To phrase it clearly: Only the top $k$ elements are relevant

If this is true for your application, then this has direct implications on the metric:

  1. You only need to look at the top $k$ ranked items and the top $k$ items of the ground truth ranking.
  2. The order of those potentially $2k$ items might be relevant or not - but for sure the order of all other items is irrelevant.

Three relevant metrics are top-k accuracy, precision@k and recall@k. The $k$ depends on your application. For all of them, for the ranking-queries you evaluate, the total number of relevant items should be above $k$.

Top-k classification accuracy for ranking

For the ground truth, it might be hard to define an order. And if you only distinguish relevant / not relevant, then you are actually in a classification case!

Top-n accuracy is a metric for classification. See What is the definition of Top-n accuracy?.

$$\text{top-k accuracy} = \frac{\text{how often was at least one relevant element within the top-k of a ranking query?}}{\text{ranking queries}}$$

So you let the ranking algorithm predict $k$ elements and see if it contains at least one relevant item.

I like this very much because it is so easy to interpret. $k$ comes from a business requirement (probably $k \in [5, 20]$), then you can say how often the users will be happy.

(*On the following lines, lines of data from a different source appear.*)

template <class C>
int VerifyImpl<C>::finish(bpp_verifier* v, const VerifyShape& s, uint8_t* ws, const WsLayout& L, size_t count,
                          const uint32_t* w_sc, const uint32_t* w_vw, const uint32_t* w_bad, uint32_t* d_ok,
                          uint32_t* d_out_result, uint32_t tree, bool lone, hipStream_t st, hipEvent_t* ev) {
    const unsigned bpp_ = blocks_per_proof(s, count);
    uint32_t* w_fp = reinterpret_cast<uint32_t*>(ws + L.fpart);
    uint32_t* w_vp = reinterpret_cast<uint32_t*>(ws + L.vpart);
    HIPCHK(mark(ev, 2 * BPP_STAGE_FIXED_MSM, st));
    const unsigned hb = tree == 1 ? (unsigned)count : cdiv(count, tree == 2 ? FIXED_BLOCK / 8 : FIXED_BLOCK);
    uint32_t* w_ft = reinterpret_cast<uint32_t*>(ws + L.fthread);
    launch_fixed_msm<C, 0>((unsigned)(hb + count * bpp_), st, s, w_sc, v->table.u32(), w_ft, bpp_, hb, w_vw, w_vp, count,
                           lone ? 3u : tree, VpSel{1u, 0u, 1u, 0u});
    HIPCHK(mark(ev, 2 * BPP_STAGE_FIXED_MSM + 1, st));
    HIPCHK(mark(ev, 2 * BPP_STAGE_FINALIZE, st));
    const unsigned folded = bpp_ * (FIXED_BLOCK / FOLD_GROUP);
    const unsigned folded2 = folded / FOLD_GROUP2;
    uint32_t* w_fp2 = reinterpret_cast<uint32_t*>(ws + L.fpart2);
    if (tree == 1) {
        if (!lone)
            hipLaunchKernelGGL(k_partials_fold<C>, dim3(cdiv(count * folded, 64)), dim3(64), 0, st, w_ft, FOLD_GROUP, w_fp,
                               count * folded);
        hipLaunchKernelGGL(k_finalize_tree<C>, dim3((unsigned)count), dim3(64), 0, st, lone ? w_ft : w_fp,
                           lone ? bpp_ : folded, w_vp, w_bad, d_ok, d_out_result, count);
        HIPCHK(mark(ev, 2 * BPP_STAGE_FINALIZE + 1, st));
        HIPCHK(hipGetLastError());
        return BPP_OK;
    }
    hipLaunchKernelGGL(k_partials_fold<C>, dim3(cdiv(count * folded, 64)), dim3(64), 0, st, w_ft, FOLD_GROUP, w_fp,
                       count * folded);
    hipLaunchKernelGGL(k_partials_fold<C>, dim3(cdiv(count * folded2, 64)), dim3(64), 0, st, w_fp, FOLD_GROUP2, w_fp2,
                       count * folded2);
    const uint32_t* w_last = w_fp2;
    unsigned last = folded2;
    if (bpp_ > 1) {
        uint32_t* w_fp3 = reinterpret_cast<uint32_t*>(ws + L.fpart3);
        last = folded2 / bpp_;
        hipLaunchKernelGGL(k_partials_fold<C>, dim3(cdiv(count * last, 64)), dim3(64), 0, st, w_fp2, bpp_, w_fp3,
                           count * last);
        w_last = w_fp3;
    }
    hipLaunchKernelGGL(k_finalize<C>, dim3(cdiv(count, 64)), dim3(64), 0, st, w_last, last, w_vp, 1u, w_bad, d_ok,
                       d_out_result, count);
    HIPCHK(mark(ev, 2 * BPP_STAGE_FINALIZE + 1, st));
    HIPCHK(hipGetLastError());
    return BPP_OK;
}

template <class C>
int VerifyImpl<C>::run_serialized(bpp_verifier* v, const uint8_t* d_proofs, const uint8_t* d_commitments, size_t count,
                                  bool transcript, uint32_t* d_ok, void* d_workspace, size_t workspace_bytes,
                                  hipStream_t st, uint32_t version, const GroupedArgs* grouped) {
    const VerifyShape& s = v->s;
    if (int rc = container_args_ok(v, version)) return rc;
    const SerLayout L = ser_layout(s, count, grouped ? grouped->group : 0u);
    if (workspace_bytes < L.total) return fail(BPP_E_ARG, "workspace too small");
    uint8_t* ws = static_cast<uint8_t*>(d_workspace);
    uint32_t* w_rec = reinterpret_cast<uint32_t*>(ws + L.records);
    uint32_t* w_sc = reinterpret_cast<uint32_t*>(ws + L.scalars);
    uint32_t* w_st = reinterpret_cast<uint32_t*>(ws + L.status);
    uint64_t* w_ch = reinterpret_cast<uint64_t*>(ws + L.challenges);
    HIPCHK(zero_words_async(w_st, count * 4, st));
    hipLaunchKernelGGL(k_container_decode<C>, dim3(cdiv(count * s.NV, 64)), dim3(64), 0, st, s, d_proofs, d_commitments,
                       w_rec, w_sc, w_st, count, version);
    if constexpr (C::ID == 0)
        hipLaunchKernelGGL(k_records_subgroup<C>, dim3(cdiv(count * s.NV, 64)), dim3(64), 0, st, w_rec, w_st, s.NV,
                           count * s.NV);
    HIPCHK(hipGetLastError());
    if (transcript) {
        int rc = derive_challenges(v, reinterpret_cast<const uint64_t*>(w_rec), count, w_ch, st);
        if (rc) return rc;
    }
    int rc = grouped ? run_grouped(v, reinterpret_cast<const uint64_t*>(w_rec), reinterpret_cast<const uint64_t*>(w_sc), count,
                                   transcript ? w_ch : nullptr, grouped->weight_key, grouped->index_base, grouped->d_weights,
                                   grouped->group, d_ok, grouped->h_stats, ws + L.run, workspace_bytes - L.run, st)
                     : run(v, reinterpret_cast<const uint64_t*>(w_rec), reinterpret_cast<const uint64_t*>(w_sc), count,
                           transcript ? w_ch : nullptr, d_ok, ws + L.run, workspace_bytes - L.run, nullptr, nullptr, st);
    if (rc) return rc;
    hipLaunchKernelGGL(k_container_status<C>, dim3(cdiv(count, 256)), dim3(256), 0, st, w_st, d_ok, count);
    HIPCHK(hipGetLastError());
    return BPP_OK;
}

template <class C>
int VerifyImpl<C>::derive_challenges(bpp_verifier* v, const PassShape& ps, const uint64_t* d_points, size_t count,
                                     uint64_t* d_challenges, hipStream_t st) {
    (void)v;
    hipLaunchKernelGGL(k_transcript_challenges<C>, dim3(cdiv(count, 64)), dim3(64), 0, st, ps.s, ps.tr0,
                       reinterpret_cast<const uint32_t*>(d_points), reinterpret_cast<uint32_t*>(d_challenges), count);
    HIPCHK(hipGetLastError());
    return BPP_OK;
}

template <class C>
int VerifyImpl<C>::gather_front(const MixedPlan& p, const MixedFront& front, size_t count, const uint64_t* d_points,
                                const uint64_t* d_scalars, const uint64_t* d_challenges, uint8_t* ws, hipStream_t st) {
    auto U64 = [&](size_t off) { return reinterpret_cast<uint64_t*>(ws + off); };
    uint32_t* w_idx = reinterpret_cast<uint32_t*>(ws + front.idx);
    HIPCHK(hipMemcpyAsync(w_idx, p.idx.data(), p.idx.size() * 4, hipMemcpyHostToDevice, st));
    hipLaunchKernelGGL(k_mixed_gather<C>, dim3((unsigned)count), dim3(MIXED_BLOCK), 0, st, w_idx, count, d_points, d_scalars,
                       d_challenges, U64(front.pts), U64(front.sc3), U64(front.challenges));
    HIPCHK(hipGetLastError());
    return BPP_OK;
}

template <class C>
int VerifyImpl<C>::decode_front(const MixedPlan& p, const MixedFront& front, size_t count, const uint8_t* d_proofs,
                                const uint8_t* d_commitments, uint32_t version, uint8_t* ws, hipStream_t st) {
    auto W = [&](size_t off) { return reinterpret_cast<uint32_t*>(ws + off); };
    uint32_t *w_idx = W(front.idx), *w_rec = W(front.pts), *w_st = W(front.status);
    HIPCHK(hipMemcpyAsync(w_idx, p.sidx.data(), p.sidx.size() * 4, hipMemcpyHostToDevice, st));
    HIPCHK(zero_words_async(w_st, count * 4, st));
    const unsigned waves = (unsigned)(p.lanes / SER_WAVE);
    hipLaunchKernelGGL(k_container_decode_mixed<C>, dim3(waves), dim3(SER_WAVE), 0, st, p.classes, w_idx, d_proofs,
                       d_commitments, w_rec, W(front.sc3), w_st, version);
    if constexpr (C::ID == 0)
        hipLaunchKernelGGL(k_records_subgroup_mixed<C>, dim3(waves), dim3(SER_WAVE), 0, st, p.classes, w_rec, w_st);
    HIPCHK(hipGetLastError());
    return BPP_OK;
}

template <class C>
int VerifyImpl<C>::scatter_verdicts(const MixedFront& front, uint8_t* ws, uint32_t* d_ok, size_t count, hipStream_t st) {
    auto W = [&](size_t off) { return reinterpret_cast<const uint32_t*>(ws + off); };
    hipLaunchKernelGGL(k_mixed_status_scatter<C>, dim3(cdiv(count, 256)), dim3(256), 0, st, W(front.idx), W(front.status),
                       W(front.ok), d_ok, count);
    HIPCHK(hipGetLastError());
    return BPP_OK;
}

Downside of this: If you still care about the order within the $k$ items, you have to find another metric.

Precision@k

$$\text{Precision@k} = \frac{\text{number of relevant items within the top-k}}{k} \in [0, 1], \text{ higher is better}$$

What it tells you:

  • if it is high -> Much of what you show to the user is relevant to them
  • if it is low -> You waste your users time. Much of what you show them, is not relevant to them

Recall@k

$$\text{Recall@k} = \frac{\text{number of relevant items within the top-k}}{\text{total number of relevant items}} \in [0, 1], \text{ higher is better}$$

What it means:

  • If it is high: You show what you have! You give them all the relevant items.
  • If it is low: Compared with the total amount of relevant items, k is small / the relevant items within the top k is small. Due to this, recall@k alone might be not so meaningful. If it is combined with a high precision@k, then increasing k might make sense.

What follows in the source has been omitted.